The relationship here, between the opening text and the opening images, suggest a greater depth by deliberately playing on the audience's own recollections of what 'home', as something that we return to, subconsciously, throughout our adult lives, actually means. We can grasp, immediately, the significance of this place, exaggerated in the mind as well as on the screen, by the way in which Ford, and his cinematographer Arthur C. Miller, present it to us. These rich, painterly compositions that recall impressionist landscapes of charcoal on paper nonetheless have a touch of the documentary about them. There is a direct, iconographic truth to these images that goes beyond the edges of the frame or the limitations of the Hollywood soundstage; they capture something incredibly real, emotionally at least, that plays into the thoughts and feelings of a viewing audience who can see the enormous power of this place and its people, not as any real location or a work of actuality, but as a universal symbol for something that will one day disappear, or be replaced, but can exist long in the hearts and minds of those who once embraced it.
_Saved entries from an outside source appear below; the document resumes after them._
@@ -641,8 +698,9 @@
         rc = nae_launch_pv_phase(ctx, run, &pl, pv_src, pv_in_len, ch, n_streams, sh.phase_tile, sh.tile, static_cast<uint32_t*>(ctx->ws_phase), &seg);
         if (rc) return rc;
         rc = nae_launch_pv_synth(ctx, run, &pl, pv_src, pv_in_len, ch, n_streams, sh.tile, sh.phase_tile, static_cast<uint32_t*>(ctx->ws_phase),
-                                 pv_dst, &seg, sh.frames_per_step);
+                                 pv_dst, &seg, sh.frames_per_step, mix_in_pv ? &pv_mix : nullptr);
         if (rc) return rc;
+        if (mix_in_pv) ctx->mix_in_pv_launches++;
     }
     if (pl.rs_on && !pl.rs_first) {
         const nae_sig* rs_src = pl.pv_on ? &mid : src;
diff --git a/nodey-audio-editor_amd/csrc/nae_internal.h b/nodey-audio-editor_amd/csrc/nae_internal.h
--- a/nodey-audio-editor_amd/csrc/nae_internal.h
+++ b/nodey-audio-editor_amd/csrc/nae_internal.h
@@ -51,6 +51,8 @@
     bool dbg_pv_any = false;
     int dbg_pv_min_ptile = 0;
     int pv_flow = 1;
+    bool mix_in_pv = true;
+    uint64_t mix_in_pv_launches = 0;
     bool pv_lean = false;
     std::vector<const void*> lds_attr_done;
     bool prof_on = false;
@@ -156,14 +158,18 @@
 int nae_pv_reserve_ws(nae_ctx* ctx, const nae_pv_run& r, size_t n_frames, int ch, size_t n_streams, int tile);
 int nae_launch_pv_phase(nae_ctx* ctx, const nae_pv_run& r, const nae_stretch_plan* pl, const nae_sig* src, size_t in_len, int ch, size_t n_streams,
                         int tile, int synth_tile, uint32_t* phase_ws, const nae_pv_segment* seg);
+struct nae_pv_mix { const nae_sig* a; const nae_sig* b; float va, vb; const nae_sig* out; size_t S; };
+bool nae_pv_synth_takes_mix(nae_ctx* ctx, const nae_pv_run& r, const nae_stretch_plan* pl, const nae_sig* src, size_t in_len, int ch, size_t n_streams,
+                            int tile, int phase_tile, const nae_sig* out, const nae_pv_segment* seg, int frames_per_step, const nae_pv_mix* mix);
 int nae_launch_pv_synth(nae_ctx* ctx, const nae_pv_run& r, const nae_stretch_plan* pl, const nae_sig* src, size_t in_len, int ch, size_t n_streams,
-                        int tile, int phase_tile, uint32_t* phase_ws, const nae_sig* out, const nae_pv_segment* seg, int frames_per_step);
+                        int tile, int phase_tile, uint32_t* phase_ws, const nae_sig* out, const nae_pv_segment* seg, int frames_per_step,
+                        const nae_pv_mix* mix = nullptr);
 size_t nae_pv_record_pad(int n_fft);
 int nae_pv_resident(nae_ctx* ctx, const nae_pv_run& r, PvKernels pass3);
 int nae_launch_resample(nae_ctx* ctx, const nae_stretch_plan* pl, const nae_sig* src, size_t src_len, int ch,
                         size_t n_streams, const float* d_tab, const nae_sig* out, size_t j_begin, size_t j_end);
 int nae_launch_mix_resample(nae_ctx* ctx, const nae_stretch_plan* pl, const nae_sig* a, const nae_sig* b, float va, float vb,
-                            const nae_sig* mix_out, size_t S, size_t n_streams, const float* d_tab, const nae_sig* out);
+                            const nae_sig* mix_out, size_t S, size_t n_streams, const float* d_tab, const nae_sig* out, bool store_mix = true);
 int nae_ensure_rs_table(nae_ctx* ctx, double rate_eff);
 int nae_pick_pv_shape(nae_ctx* ctx, size_t frames, size_t n_sc, int* phase_tile, int* frames_per_step);
 constexpr int kPhasePad = 520;
diff --git a/nodey-audio-editor_amd/csrc/pv_roles.h b/nodey-audio-editor_amd/csrc/pv_roles.h
--- a/nodey-audio-editor_amd/csrc/pv_roles.h
+++ b/nodey-audio-editor_amd/csrc/pv_roles.h
@@ -242,6 +242,36 @@
         }
     }
 };
+
+typedef unsigned pipe_u32x2 __attribute__((ext_vector_type(2)));
+__device__ __forceinline__ int mix_piece_frames(const PvMixD& mx, int q)
+{
+    const long long left = mx.S - (long long)kMixPiece * q;
+    return left >= kMixPiece ? kMixPiece : left > 0 ? (int)left : 0;
+}
+__device__ __forceinline__ void mix_piece_load(const PvMixD& mx, long long s_idx, int q, int lane, pipe_u32x2& xa, pipe_u32x2& xb)
+{
+    const int nf = mix_piece_frames(mx, q);
+    const long long at = 2ll * kMixPiece * q;
+    const __amdgpu_buffer_rsrc_t ra = __builtin_amdgcn_make_buffer_rsrc(const_cast<float*>(mx.a) + s_idx * mx.a_ss + at, 0, 8 * nf, 0x00020000);
+    const __amdgpu_buffer_rsrc_t rb = __builtin_amdgcn_make_buffer_rsrc(const_cast<float*>(mx.b) + s_idx * mx.b_ss + at, 0, 8 * nf, 0x00020000);
+    xa = __builtin_amdgcn_raw_buffer_load_b64(ra, 8 * lane, 0, 0);
+    xb = __builtin_amdgcn_raw_buffer_load_b64(rb, 8 * lane, 0, 0);
+}
+__device__ __forceinline__ void mix_piece_step(const PvMixD& mx, long long s_idx, int q, int lane, pipe_u32x2& xa, pipe_u32x2& xb)
+{
+    const int nf = mix_piece_frames(mx, q);
+    float* m0 = mx.mix + s_idx * mx.mix_ss + (long long)kMixPiece * q;
+    const __amdgpu_buffer_rsrc_t r0 = __builtin_amdgcn_make_buffer_rsrc(m0, 0, 4 * nf, 0x00020000);
+    const __amdgpu_buffer_rsrc_t r1 = __builtin_amdgcn_make_buffer_rsrc(m0 + mx.mix_cs, 0, 4 * nf, 0x00020000);
+    float va = mx.va, vb = mx.vb;
+    asm volatile("" : "+s"(va), "+s"(vb));
+    const float yl = (0.0f + __uint_as_float(xa.x) * va) + __uint_as_float(xb.x) * vb;
+    const float yr = (0.0f + __uint_as_float(xa.y) * va) + __uint_as_float(xb.y) * vb;
+    mix_piece_load(mx, s_idx, q + 4, lane, xa, xb);
+    __builtin_amdgcn_raw_buffer_store_b32(__float_as_uint(yl), r0, 4 * lane, 0, 0);
+    __builtin_amdgcn_raw_buffer_store_b32(__float_as_uint(yr), r1, 4 * lane, 0, 0);
+}
 
 template <int kG>
 __device__ __forceinline__ void r2_running_phase(uint32_t (&qs)[5], uint32_t (&mine)[5], const uint32_t (&iv)[kG][5], int j)
diff --git a/nodey-audio-editor_amd/csrc/stft_common.h b/nodey-audio-editor_amd/csrc/stft_common.h
--- a/nodey-audio-editor_amd/csrc/stft_common.h
+++ b/nodey-audio-editor_amd/csrc/stft_common.h
@@ -106,6 +106,14 @@
 }
 
 namespace nae {
+struct PvMixD {
+    const float* a; long long a_ss;
+    const float* b; long long b_ss;
+    float va, vb;
+    float* mix; long long mix_ss, mix_cs;
+    long long S;
+};
+constexpr int kMixPiece = 64;
 struct PvJob {
     int n_fft;
     PvParams p;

The notion of a dying world, or a world that no longer exists in any actual, tangible form, is suggested in this opening montage by two shots of elderly ladies. One in full-face close-up, showing the great lines of age and wisdom marked upon her skin; the other, bent-backed and shrivelled, standing frail and small in the shadow of a doorway. These women, like the world of the film, have struggled and endured, but have reached the end of something. Eventually, they too will one day cease to exist, but will live on in the thoughts and feelings of those who once loved and cared for them. As figures in the frame they are as-important as the landscapes that Ford takes great care in presenting as something beyond words. They are assimilated into the frame, as part of this rich, imaginary kingdom, to the point where one could not exist without the other.


How Green Was My Valley [John Ford, 1941]:

Such images suggest the notions of time and the passing-down of traditions, customs, social norms and stories between the generations. These shots of frail old women immediately suggest, on a subconscious level, the potential future manifestations of the once young and beautiful sisters-in-law Angharad (Maureen O'Hara) and Bronwyn (Anna Lee). Two characters inevitably worn down by toil and heartache; still waiting in the front doorway for their men, denied them, either through death or circumstance. This old woman might even be the same woman who once stood, aghast, back-to-the-door, with the same stunned rigidity of Ford's film-camera, when the mine exploded; never moving; still looking out onto the chaos and confusion as if trying to make sense of it all.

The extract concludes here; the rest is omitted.